• Aim of the exercise
Lines from the line with "const float ih" to the line with "w.sums = up((size_t)w.grid" in the entries below, and only those, must be output exactly, with both ends included.

• Recorded data
━━━━━━

template <class LDS>
__device__ __forceinline__ uint32_t huf_build_wave(LDS& L, uint32_t maxSym, uint32_t maxNbBits, int lane, unsigned long long* tsub = nullptr, unsigned long long* tl = nullptr)
{
    HufPmWksp& K = L.pm;
    uint32_t key[4];
    {
        const uint4 h = *reinterpret_cast<const uint4*>(&L.hist[4 * lane]);
        const uint32_t c[4] = { h.x, h.y, h.z, h.w };
#pragma unroll
        for (int j = 0; j < 4; ++j) {
            const uint32_t sy = 4u * (uint32_t)lane + (uint32_t)j;
            key[j] = (sy <= maxSym && c[j]) ? ((c[j] << 8) | (255u - sy)) : 0xFFFFFFFFu;
        }
    }
    for (int i = lane; i < (HUF_MAX_BITS + 1) * 16; i += WAVE) (&K.isPkg[0][0])[i] = 0;
#pragma unroll
    for (int k = 2; k <= 256; k <<= 1) {
#pragma unroll
        for (int d = k >> 1; d > 0; d >>= 1) {
            if (d >= 4) {
                const int m = d >> 2;
                const bool up = ((4 * lane) & k) == 0, lower = (lane & m) == 0;
                const bool keep_min = lower == up;
#pragma unroll
                for (int j = 0; j < 4; ++j) {
                    const uint32_t o = (uint32_t)__shfl_xor((int)key[j], m, 64);
                    const uint32_t mn = o < key[j] ? o : key[j], mx = o < key[j] ? key[j] : o;
                    key[j] = keep_min ? mn : mx;
                }
            } else {
#pragma unroll
                for (int a = 0; a < 4; ++a) {
                    const int bb = a ^ d;
                    if (bb > a) {
                        const bool up = ((4 * lane + a) & k) == 0;
                        const uint32_t mn = key[a] < key[bb] ? key[a] : key[bb], mx = key[a] < key[bb] ? key[bb] : key[a];
                        key[a] = up ? mn : mx;
                        key[bb] = up ? mx : mn;
// ... 22 lines not shown
    const uint32_t X0 = 2u * n - 2u;
    const uint32_t nj = (n + 63u) >> 6;
    constexpr uint32_t PM_INF = 0xFFFFFFFFu;
    uint32_t ln[4] = { 0, 0, 0, 0 };
    uint32_t lk[8];
    {
        uint4 a = make_uint4(PM_INF, PM_INF, PM_INF, PM_INF), c = a;
        if (lane < 32) {
            a = *reinterpret_cast<const uint4*>(&K.leaf[8 * lane]);
            c = *reinterpret_cast<const uint4*>(&K.leaf[8 * lane + 4]);
        }
        const uint32_t w8[8] = { a.x, a.y, a.z, a.w, c.x, c.y, c.z, c.w };
#pragma unroll
        for (int r = 0; r < 8; ++r) lk[r] = w8[r] == PM_INF ? PM_INF : w8[r] << 1;
    }
    uint32_t m = n >> 1;
    uint32_t pk4[4];
#pragma unroll
    for (int q = 0; q < 4; ++q) {
        const uint32_t t = 4u * (uint32_t)lane + (uint32_t)q;
        pk4[q] = t < m ? ((((lk[2 * q] >> 1) + (lk[2 * q + 1] >> 1)) << 1) | 1u) : PM_INF;
    }
    wave_lds_sync();
    uint64_t* const masks = reinterpret_cast<uint64_t*>(K.merged);
    uint32_t levSame = maxNbBits;
    for (uint32_t lev = 2; lev <= maxNbBits; ++lev) {
        const bool last = lev == maxNbBits;
        uint32_t it[8];
        {
            const int src = 2 * (63 - lane);
#pragma unroll
            for (int r = 0; r < 8; ++r) {
                const uint32_t p = (uint32_t)__shfl((int)pk4[(7 - r) & 3], (src + ((7 - r) >> 2)) & 63, 64);
                it[r] = lane < 32 ? lk[r] : p;
            }
        }
#pragma unroll
        for (int dl = 32; dl >= 1; dl >>= 1) {
            const bool lower = (lane & dl) == 0;
#pragma unroll
            for (int r = 0; r < 8; ++r) {
                const uint32_t o = (uint32_t)__shfl_xor((int)it[r], dl, 64);
                const uint32_t mn = o < it[r] ? o : it[r], mx = o < it[r] ? it[r] : o;
                it[r] = lower ? mn : mx;
            }
        }
#pragma unroll
// ... 309 lines not shown
    while (span * 2 <= r) { w &= w >> span; span *= 2; }
    if (span < r) w &= w >> (r - span);
    return w;
}

__device__ __forceinline__ uint64_t dilate_left(uint64_t w, uint32_t r)
{
    uint32_t span = 1;
    while (span * 2 <= r) { w |= w << span; span *= 2; }
    if (span < r) w |= w << (r - span);
    return w;
}
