template <int N>
__global__ __launch_bounds__(256) void k_train_coop_update(const float* __restrict__ partial, const float* __restrict__ partial_w1, int nparts, int psplit,
                                                          const double* __restrict__ sums_rec, AdamArgs a, MixArgs mx, GatherArgs next) {
    __shared__ float sc[2];
    __shared__ double tot[4];
    __shared__ double rec[4 * kCoopMaxGrid];
    const float tstep = adam_coef_begin(a, sc);
    for (int idx = threadIdx.x; idx < 4 * nparts; idx += 256) rec[idx] = sums_rec[idx];
    const int t = blockIdx.x * 256 + threadIdx.x;
    float sh = 0.f, st = 0.f;
    int which = -1;
    int64_t j = 0;
    if (t < kCoopSet * 1024) {
        const int b = t >> 10, reg16 = (t >> 6) & 15, lane = t & 63;
        const CoopOwners ow = coop_owners(b, nparts, psplit);
        const float* src = partial + (int64_t)ow.first * kCoopBlocks * 1024 + t;
        coop_sum8x2(src, src + kCoopSet * 1024, (int64_t)ow.step * kCoopBlocks * 1024, ow.count, sh, st);
        const int row = (reg16 & 3) + 8 * (reg16 >> 2) + 4 * (lane >> 5), col = lane & 31;
        if (b < 16) { which = 1; j = (int64_t)(32 * (b >> 2) + row) * kH2 + 32 * (b & 3) + col; }
        else { which = 2; j = (int64_t)(32 * ((b - 16) >> 1) + row) * kH3 + 32 * ((b - 16) & 1) + col; }
    } else if (t < kCoopSet * 1024 + N * 128) {
        const int kf = t - kCoopSet * 1024;
        sh = coop_sum_w1<N>(partial_w1 + kf, nparts, psplit);
        st = coop_sum_w1<N>(partial_w1 + N * 128 + kf, nparts, psplit);
        which = 0; j = kf;
    }
    __syncthreads();
    if (threadIdx.x < 4) {
        const CoopOwners ow = coop_owners(-1, nparts, psplit);
        double s = 0;
        for (int g = 0; g < ow.count; ++g) s += rec[4 * (ow.first + g * ow.step) + threadIdx.x];
        tot[threadIdx.x] = (double)(float)s;
    }
    __syncthreads();
    const AdamCoef c = adam_coef_end(a, tstep, sc);
    const float reg = mx.reg_dev ? mx.reg_dev[0] : mx.reg_host;
    const float ih = 1.0f / ((float)tot[2] + mx.eps), it = 1.0f / ((float)tot[3] + mx.eps);
    const float wt = reg * it;
    if (which >= 0) adam_element(a, c, which, j, sh * ih + st * wt);
    const int64_t k_next = next.enabled && mx.step_counter ? (int64_t)mx.step_counter[0] + 1 : 0;
    if (next.enabled) gather_elements(next, k_next, (int64_t)blockIdx.x * 256 + threadIdx.x, (int64_t)gridDim.x * 256);
    if (adam_finish(a, c, mx, (float)tot[0] * ih, (float)tot[1] * it, reg) && next.enabled) gather_reg(next, k_next);
}

struct CoopWs { size_t partial, partial_w1, sums, total; int grid, psplit; };
static CoopWs coop_ws(int64_t B, int n) {
    CoopWs w{};
    int n_cu = hjbx_device_cus();
    if (n_cu <= 0) n_cu = 256;
    const int64_t ntiles = (B + 31) / 32;
    w.psplit = 4 * ntiles <= n_cu ? 4 : 1;
    w.grid = (int)(ntiles * w.psplit < n_cu ? ntiles * w.psplit : n_cu);
    auto up = [](size_t v) { return (v + 255) & ~(size_t)255; };
    w.partial = up((size_t)w.grid * kCoopBlocks * 1024 * sizeof(float));
    w.partial_w1 = up((size_t)w.grid * 2 * 2 * n * 128 * sizeof(float));
    w.sums = up((size_t)w.grid * 4 * sizeof(double));
    w.total = w.partial + w.partial_w1 + w.sums;
    return w;
}

size_t hjbx_train_coop_workspace_bytes(int64_t B, int n) { return B > 0 ? coop_ws(B, n).total : 0; }
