namespace {
struct OptDesc { const char *name, *env; size_t off; bool wide; long long lo, hi; };
#define OPT_I(field, env, lo, hi) {#field, env, offsetof(MpfTuning, field), false, lo, hi}
#define OPT_L(field, env, lo, hi) {#field, env, offsetof(MpfTuning, field), true, lo, hi}
const OptDesc kOpts[] = {
    OPT_I(safe_pivots, "MPF_SAFE_PIVOTS", 0, 1),
    OPT_I(chain_pipeline, "MPF_CHAIN_PIPELINE", 0, 1),
    OPT_L(chain_pipeline_below, "MPF_CHAIN_PIPELINE_BELOW", 0, 1ll << 40),
    OPT_I(fp16_work32, "MPF_FP16_WORK32", 0, 1),
    OPT_I(superpanel_fp16, "MPF_SUPERPANEL", 0, 8),
    OPT_I(superpanel_fp64, "MPF_SUPERPANEL_FP64", 1, 8),
    OPT_I(no_lookahead, "MPF_NO_LOOKAHEAD", 0, 1),
    OPT_I(verbose, "MPF_VERBOSE", 0, 1),
    OPT_I(timeline, "MPF_TIMELINE", 0, 1),
    OPT_L(hp_spin_limit, "MPF_HP_SPIN_LIMIT", 1, 1ll << 31),
    OPT_L(hp_gate_ticks, "MPF_HP_GATE_TICKS", 0, 1ll << 40),
    OPT_I(hp_acq_fence, "MPF_HP_ACQ_FENCE", 0, 1),
    OPT_I(hp_window, "MPF_HP_WINDOW", -1, 1 << 30),
    OPT_I(hgemm_pad, "MPF_HGEMM_PAD", 0, 65536),
    OPT_I(hgemm_split_pad, "MPF_HGEMM_SPLIT_PAD", 0, 65536),
    OPT_I(hgemm_big, "MPF_HGEMM_BIG", 0, 1),
    OPT_I(hgemm_big_tile, "MPF_HGEMM_BIG_TILE", 0, 5),
    OPT_I(hgemm_mfma16, "MPF_HGEMM_MFMA16", 0, 1),
    OPT_I(dgemm_dma, "MPF_DGEMM_DMA", 0, 1),
    OPT_I(lazy_gather, "MPF_LAZY_GATHER", 0, 1),
    OPT_I(dpanel_fused_form, "MPF_DPANEL_FUSED", 0, 1),
    OPT_I(dist_instalments, "MPF_DIST_INSTALMENTS", 0, 1),
    OPT_L(dist_instalment_min_bytes, "MPF_DIST_INSTALMENT_MIN_BYTES", 0, 1ll << 40),
    OPT_I(generic_fused, "MPF_GENERIC_FUSED", 0, 1),
    OPT_I(fp64_rowmajor, "MPF_FP64_ROWMAJOR", 0, 1),
    OPT_L(fp64_rowmajor_min_n, "MPF_FP64_ROWMAJOR_MIN_N", 0, 1ll << 40),
    OPT_I(trsm_laswp_fused, "MPF_TRSM_LASWP_FUSED", 0, 1),
    OPT_I(fp64_two_lanes, "MPF_FP64_TWO_LANES", 0, 1 << 30),
    OPT_I(fp64_lane_a_pct, "MPF_FP64_LANE_A_PCT", 20, 90),
    OPT_I(event_timers, "MPF_EVENT_TIMERS", 0, 2),
    OPT_I(dist_world1_loop, "MPF_DIST_WORLD1_LOOP", 0, 1),
    OPT_I(gesv_fp64_tflops, "MPF_GESV_FP64_TFLOPS", 0, 1000),
    OPT_I(gate_wait_value, "MPF_GATE_WAIT_VALUE", 0, 1),
    OPT_I(host_sink, "MPF_HOST_SINK", 0, 1),
    OPT_I(sink_trace, "MPF_SINK_TRACE", 0, 1),
    OPT_I(hp_half_slabs, "MPF_HP_HALF_SLABS", 0, 1),
    OPT_I(hp_half_slabs_rows, "MPF_HP_HALF_SLABS_ROWS", 256, 32768),
    OPT_I(hp_local_xcd, "MPF_HP_LOCAL_XCD", 0, 2),
    OPT_I(host_late_parts, "MPF_HOST_LATE_PARTS", 0, 4),
    OPT_L(host_late_min_n, "MPF_HOST_LATE_MIN_N", 0, 1ll << 40),
    OPT_I(host_first_pct, "MPF_HOST_FIRST_PCT", 5, 100),
    OPT_I(host_late_q_pct, "MPF_HOST_LATE_Q_PCT", 1, 1000),
    OPT_L(host_sink_min_n, "MPF_HOST_SINK_MIN_N", 0, 1ll << 40),
    OPT_I(dist_solve_p2p, "MPF_DIST_SOLVE_P2P", 0, 1),
#ifdef MPF_PROBE
    OPT_I(hp_stamp, "MPF_HP_STAMP", 0, 1),
    OPT_I(hp_r256_upto, "MPF_HP_R256_UPTO", 0, 1 << 30),
    OPT_I(dgemm_w8, "MPF_DGEMM_W8", 0, 1),
    OPT_I(gemm_lds_pad, "MPF_GEMM_LDS_PAD", 0, 65536),
    OPT_I(hgemm_big_reg, "MPF_HGEMM_BIG_REG", 0, 1),
    OPT_I(hgemm_dbg, "MPF_HGEMM_DBG", 0, 8191),
#endif
};
#undef OPT_I
#undef OPT_L
void opt_store(MpfTuning &t, const OptDesc &d, long long v) {
    if (v < d.lo) v = d.lo;
    if (v > d.hi) v = d.hi;
    char *p = (char *)&t + d.off;
    if (d.wide) *(long long *)p = v; else *(int *)p = (int)v;
}
long long opt_load(const MpfTuning &t, const OptDesc &d) {
    const char *p = (const char *)&t + d.off;
    return d.wide ? *(const long long *)p : (long long)*(const int *)p;
}
void tuning_from_env(MpfTuning &t) {
    for (const OptDesc &d : kOpts)
        if (const char *e = getenv(d.env)) if (*e) opt_store(t, d, atoll(e));
}
}

static int fail(mpf_ctx *c, int code, const std::string &msg) {
    if (c) c->err = msg; else g_noctx_err = msg;
    return code;
}

extern "C" {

━━━━━━

• Solution below
    const float ih = 1.0f / ((float)tot[2] + mx.eps), it = 1.0f / ((float)tot[3] + mx.eps);
    const float wt = reg * it;
    if (which >= 0) adam_element(a, c, which, j, sh * ih + st * wt);
    const int64_t k_next = next.enabled && mx.step_counter ? (int64_t)mx.step_counter[0] + 1 : 0;
    if (next.enabled) gather_elements(next, k_next, (int64_t)blockIdx.x * 256 + threadIdx.x, (int64_t)gridDim.x * 256);
    if (adam_finish(a, c, mx, (float)tot[0] * ih, (float)tot[1] * it, reg) && next.enabled) gather_reg(next, k_next);
}

struct CoopWs { size_t partial, partial_w1, sums, total; int grid, psplit; };
static CoopWs coop_ws(int64_t B, int n) {
    CoopWs w{};
    int n_cu = hjbx_device_cus();
    if (n_cu <= 0) n_cu = 256;
    const int64_t ntiles = (B + 31) / 32;
    w.psplit = 4 * ntiles <= n_cu ? 4 : 1;
    w.grid = (int)(ntiles * w.psplit < n_cu ? ntiles * w.psplit : n_cu);
    auto up = [](size_t v) { return (v + 255) & ~(size_t)255; };
    w.partial = up((size_t)w.grid * kCoopBlocks * 1024 * sizeof(float));
    w.partial_w1 = up((size_t)w.grid * 2 * 2 * n * 128 * sizeof(float));
    w.sums = up((size_t)w.grid * 4 * sizeof(double));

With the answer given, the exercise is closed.